3.1. Investigating Atmospheric Water Vapor Changes in Different Land Covers and in Time Series

To prepare the land cover map, six classes were identified in the study area, namely agricultural, residential areas, mountain and rocky lands, rangelands, bare lands, and sand dunes. Inheritance and field data were collected. The training samples were then collected from the area using aerial photographs, Google Earth images, and field observations. Using the image characteristics, land covers were determined within the study area. After separating the classes, the controlled classification of the maximum likelihood was performed. The kappa and overall accuracy coefficients were estimated at 0.86 and 0.98, respectively, indicating the acceptable accuracy of this classification method.
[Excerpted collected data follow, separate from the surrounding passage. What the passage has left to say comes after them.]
## Add two-pass threshold k-NN engine with sparse exact rerank

Adds a bf16x3t k-NN path. A first MFMA pass computes per-row group maxima and a per-query k-th-best threshold. A second pass keeps only candidates above that threshold minus an error margin, and a sparse rerank computes exact fp32 scores for the survivors. Auto engine selection uses it for mid-sized candidate sets with many queries. The goal is fewer candidates reaching exact rerank than the single-pass collect path produces, at the cost of streaming the candidate tiles twice, plus extra launches and workspace.

```diff
diff --git a/fraud_detection_amd/csrc/bindings.cpp b/fraud_detection_amd/csrc/bindings.cpp
--- a/fraud_detection_amd/csrc/bindings.cpp
+++ b/fraud_detection_amd/csrc/bindings.cpp
@@ -804,6 +804,13 @@
                            P<const float>(tmax), mc_pad, mc, self_off, k, P<int>(oidx), P<float>(oscore),
                            P<int>(lists), P<int>(counts), nsplit, S(s));
   });
+  m.def("knn3t_splits", [](int mq_pad, int mc_pad) { return fdx::knn3t_splits(mq_pad, mc_pad); });
+  m.def("knn_topk3t", [](u Q, u Qhl, int mq_pad, int mq, u C, u Chl, u tmax, int mc_pad, int mc, int64_t self_off,
+                         int k, u oidx, u oscore, u lists, u counts, u gmax, u thr, int nsplit, u s) {
+    fdx::launch_knn_topk3t(P<const float>(Q), P<const void>(Qhl), mq_pad, mq, P<const float>(C), P<const void>(Chl),
+                           P<const float>(tmax), mc_pad, mc, self_off, k, P<int>(oidx), P<float>(oscore),
+                           P<int>(lists), P<int>(counts), P<float>(gmax), P<float>(thr), nsplit, S(s));
+  });
   m.def("knn_topk", [](u Q, int mq_pad, int mq, u C, int mc_pad, int mc, int64_t self_off, int k, u oidx,
                        u oscore, u ws_score, u ws_idx, int nsplit, u s) {
     fdx::launch_knn_topk(P<const float>(Q), mq_pad, mq, P<const float>(C), mc_pad, mc,
diff --git a/fraud_detection_amd/csrc/kernels/knn.hip b/fraud_detection_amd/csrc/kernels/knn.hip
--- a/fraud_detection_amd/csrc/kernels/knn.hip
+++ b/fraud_detection_amd/csrc/kernels/knn.hip
@@ -893,6 +893,339 @@
   }
 #pragma unroll
   for (int off = 1; off < 8; off <<= 1) {
+    float os[K];
+    int oi[K];
+#pragma unroll
+    for (int k = 0; k < K; ++k) {
+      os[k] = __shfl_xor(bs[k], off, kWave);
+      oi[k] = __shfl_xor(bi[k], off, kWave);
+    }
+    float ns[K];
+    int ni[K];
+    int ia = 0, ib = 0;
+#pragma unroll
+    for (int k = 0; k < K; ++k) {
+      float a = kNegBig, b = kNegBig;
+      int ai = 0x7fffffff, bj = 0x7fffffff;
+#pragma unroll
+      for (int u = 0; u < K; ++u) {
+        if (u == ia) { a = bs[u]; ai = bi[u]; }
+        if (u == ib) { b = os[u]; bj = oi[u]; }
+      }
+      const bool ta = !better(b, bj, a, ai);
+      ns[k] = ta ? a : b;
+      ni[k] = ta ? ai : bj;
+      ia += ta ? 1 : 0;
+      ib += ta ? 0 : 1;
+    }
+#pragma unroll
+    for (int k = 0; k < K; ++k) { bs[k] = ns[k]; bi[k] = ni[k]; }
+  }
+  if (live && l == 0) {
+#pragma unroll
+    for (int k = 0; k < K; ++k) {
+      out_idx[(int64_t)q * K + k] = bi[k];
+      if (out_score) out_score[(int64_t)q * K + k] = bs[k];
+    }
+  }
+}
+
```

According to the results, 2.61, 3.53, 30.32, 51.54, 2.78, and 9.19% of the study area in 2019 was composed of agricultural lands, urban areas, mountain, rangelands, bare lands, and sand dunes, respectively.
To investigate the amount of AWV in different land covers, the corresponding values were estimated using MODIS images during the timeframe of 2018–2019. Then, the values of mean maximum, mean minimum, mean, variation range, and standard deviation were examined for each land cover in one year (Table 2). Moreover, the mean AWV values corresponding to the bare lands, rangelands, sand dunes, residential areas, agricultural and mountainous lands were reported to be 0.18, 0.18, 0.19, 0.20, 0.20, and 0.21 g/cm 2 , respectively. The maximum and minimum AWV values are dedicated to the mountain and bare lands, respectively. The range of changes in the water vapor column in dry areas is small, but this small amount is effective in the accuracy of LST estimation.
To examine the water vapor changes for different land covers, three transects were drawn on the water vapor and land cover images (Figure 3). A comparison of these values indicates the difference between the water vapor amounts associated with different land covers and indicates the importance of estimating this component and using its image instead of a fixed value.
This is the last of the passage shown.